* _WORK REQUIRED_
Restrict the output to the lines below starting at the one that contains "if (n_ok || !n_any)" and ending at the one that contains "Tr::kStateBytes, lane, n_b0, n_b1);", and restate them word for word, both ends included.

(Dataset entries)
::::::
#define RANS_STEP_CLAIM()                                                                   \
    do {                                                                                    \
        if (counters && lane == 0)                                                          \
            claimed_v = atomicAdd(counters + pool * kWorkPoolStride, 1u);                   \
    } while (0)
#define RANS_STEP_DATA()                                                                    \
    do {                                                                                    \
        if (counters) {                                                                     \
            n_idx = (uint64_t)uniform(claimed_v) * npools + pool;                           \
        } else {                                                                            \
            n_idx = uniform64(static_next);                                                 \
            static_next += total_waves;                                                     \
        }                                                                                   \
        n_any = n_idx < p.nchunks;                                                          \
        n_ok = false;                                                                       \
        if (n_any) {                                                                        \
            if constexpr (RAGGED) {                                                         \
                bool n_inside = true;                                                       \
                if (p.order) {  \
                    uint32_t n_ord;                                                         \
                    asm volatile("s_load_dword %0, %1, 0x0\n\ts_waitcnt lgkmcnt(0)"         \
                                 : "=&s"(n_ord)                                             \
                                 : "s"(uniform64(reinterpret_cast<uint64_t>(p.order + n_idx))) \
                                 : "memory");                                               \
                    n_idx = uniform64((uint64_t)uniform(n_ord));                            \
                    n_inside = n_idx < p.nchunks;                                           \
                }                                                                           \
                if (n_inside) {      \
                    asm volatile("s_load_dwordx2 %0, %4, 0x0\n\ts_load_dword %1, %5, 0x0\n\t" \
                                 "s_load_dwordx2 %2, %6, 0x0\n\ts_load_dword %3, %7, 0x0\n\ts_waitcnt lgkmcnt(0)" \
                                 : "=&s"(n_off), "=&s"(n_len), "=&s"(n_first), "=&s"(n_nsym) \
                                 : "s"(uniform64(reinterpret_cast<uint64_t>(p.offsets + n_idx))), \
                                   "s"(uniform64(reinterpret_cast<uint64_t>(p.lengths + n_idx))), \
                                   "s"(uniform64(reinterpret_cast<uint64_t>(p.sym_offsets + n_idx))), \
                                   "s"(uniform64(reinterpret_cast<uint64_t>(p.sym_counts + n_idx))) \
                                 : "memory");                                               \
                    n_off = uniform64(n_off);                                               \
                    n_len = uniform(n_len);                                                 \
                    n_first = uniform64(n_first);                                           \
                    n_nsym = uniform(n_nsym);                                               \
                    n_inside = n_first <= p.out_syms && n_nsym <= p.out_syms - n_first;     \
                }                                                                           \
                n_ok = n_inside && ((n_off & 1u) == 0) && (n_len >= N * Tr::kStateBytes) && (n_off <= p.container_bytes) && \
                       (n_len <= p.container_bytes - n_off);                                \
            } else {                                                                        \
            asm volatile("s_load_dwordx2 %0, %2, 0x0\n\ts_load_dword %1, %3, 0x0\n\ts_waitcnt lgkmcnt(0)" \
                         : "=&s"(n_off), "=&s"(n_len)                                       \
                         : "s"(uniform64(reinterpret_cast<uint64_t>(p.offsets + n_idx))),   \
                           "s"(uniform64(reinterpret_cast<uint64_t>(p.lengths + n_idx)))    \
                         : "memory");                                                       \
            n_off = uniform64(n_off);  \
            n_len = uniform(n_len);                                                         \
            n_ok = ((n_off & 1u) == 0) && (n_len >= N * Tr::kStateBytes) && (n_off <= p.container_bytes) && \
                   (n_len <= p.container_bytes - n_off);                                    \
            }                                                                               \
            if (n_ok) {                                                                     \
                n_x = *(reinterpret_cast<const uint32_t RANS_GLOBAL *>(cbase + n_off) + lane); \
                StreamWindow::prefetch(chunk_rsrc(cbase, cbytes16, n_off, n_len), lane, n_b0, n_b1); \
            } else if (lane == 0) {                                                         \
                atomicAdd(p.err_count, 1ull);                                               \
            }                                                                               \
        }                                                                                   \
    } while (0)

    for (;;) {
        RANS_STEP_CLAIM();
        RANS_STEP_DATA();
        if (n_ok || !n_any)
            break;
    }
    while (n_ok) {
        const uint64_t c_idx = uniform64(n_idx);
        const uint32_t c_skip = uniform((uint32_t)n_off & 15u);
        const uint32_t c_len = uniform(n_len) + c_skip;
        StreamWindow W;
        W.install(ring, chunk_rsrc(cbase, cbytes16, n_off, n_len), c_skip + N * Tr::kStateBytes, lane, n_b0, n_b1);
        uint32_t x = n_x;
        const uint64_t first_sym = RAGGED ? uniform64(n_first) : c_idx * p.chunk_syms;
        const uint32_t nsym = RAGGED ? uniform(n_nsym)
                                     : uniform((uint32_t)((p.n - first_sym) < p.chunk_syms ? (p.n - first_sym) : p.chunk_syms));
        uint8_t RANS_GLOBAL *dst = reinterpret_cast<uint8_t RANS_GLOBAL *>(reinterpret_cast<uint64_t>(p.out) + first_sym);
        const uint32_t rounds = uniform(nsym / N);
        const uint32_t tail = uniform(nsym - rounds * N);
        const uint32_t groups = (!RAGGED || (uniform((uint32_t)reinterpret_cast<uint64_t>(dst)) & 3u) == 0) ? rounds >> 2 : 0u;
        rounds_done += rounds;
        n_any = false;
        n_ok = false;
        uint32_t stage = 0;

        if (groups) {
            const uint64_t dsta = reinterpret_cast<uint64_t>(dst);
            const u32x4 orsrc = {uniform((uint32_t)dsta), uniform((uint32_t)(dsta >> 32)) & 0xffffu,
                                 uniform(nsym), kRsrcFlags};
            uint32_t pa = 0;
            W.marker_rsrc = marker_rsrc(p, blockIdx.x * waves_per_block + wave);
            W.template checkpoint<true>(lane);
            decode_group_word<false>(x, pa, W.cur, m12, k65536, sel1, sel2, selA, selB, selC, orsrc, out_lane_off, 0u);
            const uint32_t oend = (groups - 1u) * 256u;
            uint32_t trigger = groups > kClaimAhead ? (groups - kClaimAhead) * 256u : 0u;
            for (uint32_t osoff = 0; osoff != oend; osoff += 256u) {
                if (osoff == trigger) {
                    if (stage == 0) {
                        RANS_STEP_CLAIM();
                        trigger += (kClaimAhead - kDataAhead) * 256u;
                    } else {
                        RANS_STEP_DATA();
                        trigger = ~0u;
                    }
                    ++stage;
                }
                W.template checkpoint<true>(lane);
                decode_group_word<true>(x, pa, W.cur, m12, k65536, sel1, sel2, selA, selB, selC, orsrc, out_lane_off, osoff);
            }
            const uint32_t v = quad_transpose(pa, sel1, sel2);
            __builtin_nontemporal_store(v, reinterpret_cast<uint32_t RANS_GLOBAL *>(dst + oend + out_lane_off));
        }
        if (stage < 1)
            RANS_STEP_CLAIM();
        if (stage < 2)
            RANS_STEP_DATA();

        for (uint32_t r = groups << 2; r <= rounds; ++r) {
            const uint32_t cnt = (r < rounds) ? N : tail;
            if (cnt == 0)
                break;
            if (lane < cnt) {
                const uint32_t sy = dec_step<FMT_WORD>(T, x);
                dst[(uint64_t)r * N + lane] = (uint8_t)(sy >> 24);
            }
            W.checkpoint(lane);
            W.consume(dec_renorm<FMT_WORD>(W, x, lane < cnt));
        }

        const bool all_good = __builtin_amdgcn_ballot_w64(x != Tr::kL) == 0 && W.position() == c_len;
        if (!all_good && lane == 0)
            atomicAdd(p.err_count, 1ull);

        while (n_any && !n_ok) {
            RANS_STEP_CLAIM();
            RANS_STEP_DATA();
        }
    }
#undef RANS_STEP_CLAIM
#undef RANS_STEP_DATA
    if (p.trace && lane == 0) {
        unsigned long long *t = p.trace + (uint64_t)kTraceWords * ((uint64_t)blockIdx.x * waves_per_block + wave);
        t[0] = t_start;
        t[1] = wall_clock64();
        t[2] = __builtin_amdgcn_s_getreg((20 ) | (0 << 6) | ((4 - 1) << 11));
        t[3] = __builtin_readcyclecounter() - c_start;
        t[4] = rounds_done;
    }
    record_span(p, t_start, smem);
}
::::::
* _SOLUTION TO THIS EXERCISE_
        if (n_ok || !n_any)
            break;
    }
    while (n_ok) {
        const uint64_t c_idx = uniform64(n_idx);
        const uint32_t c_skip = uniform((uint32_t)n_off & 15u);
        const uint32_t c_len = uniform(n_len) + c_skip;
        StreamWindow W;
        W.install(ring, chunk_rsrc(cbase, cbytes16, n_off, n_len), c_skip + N * Tr::kStateBytes, lane, n_b0, n_b1);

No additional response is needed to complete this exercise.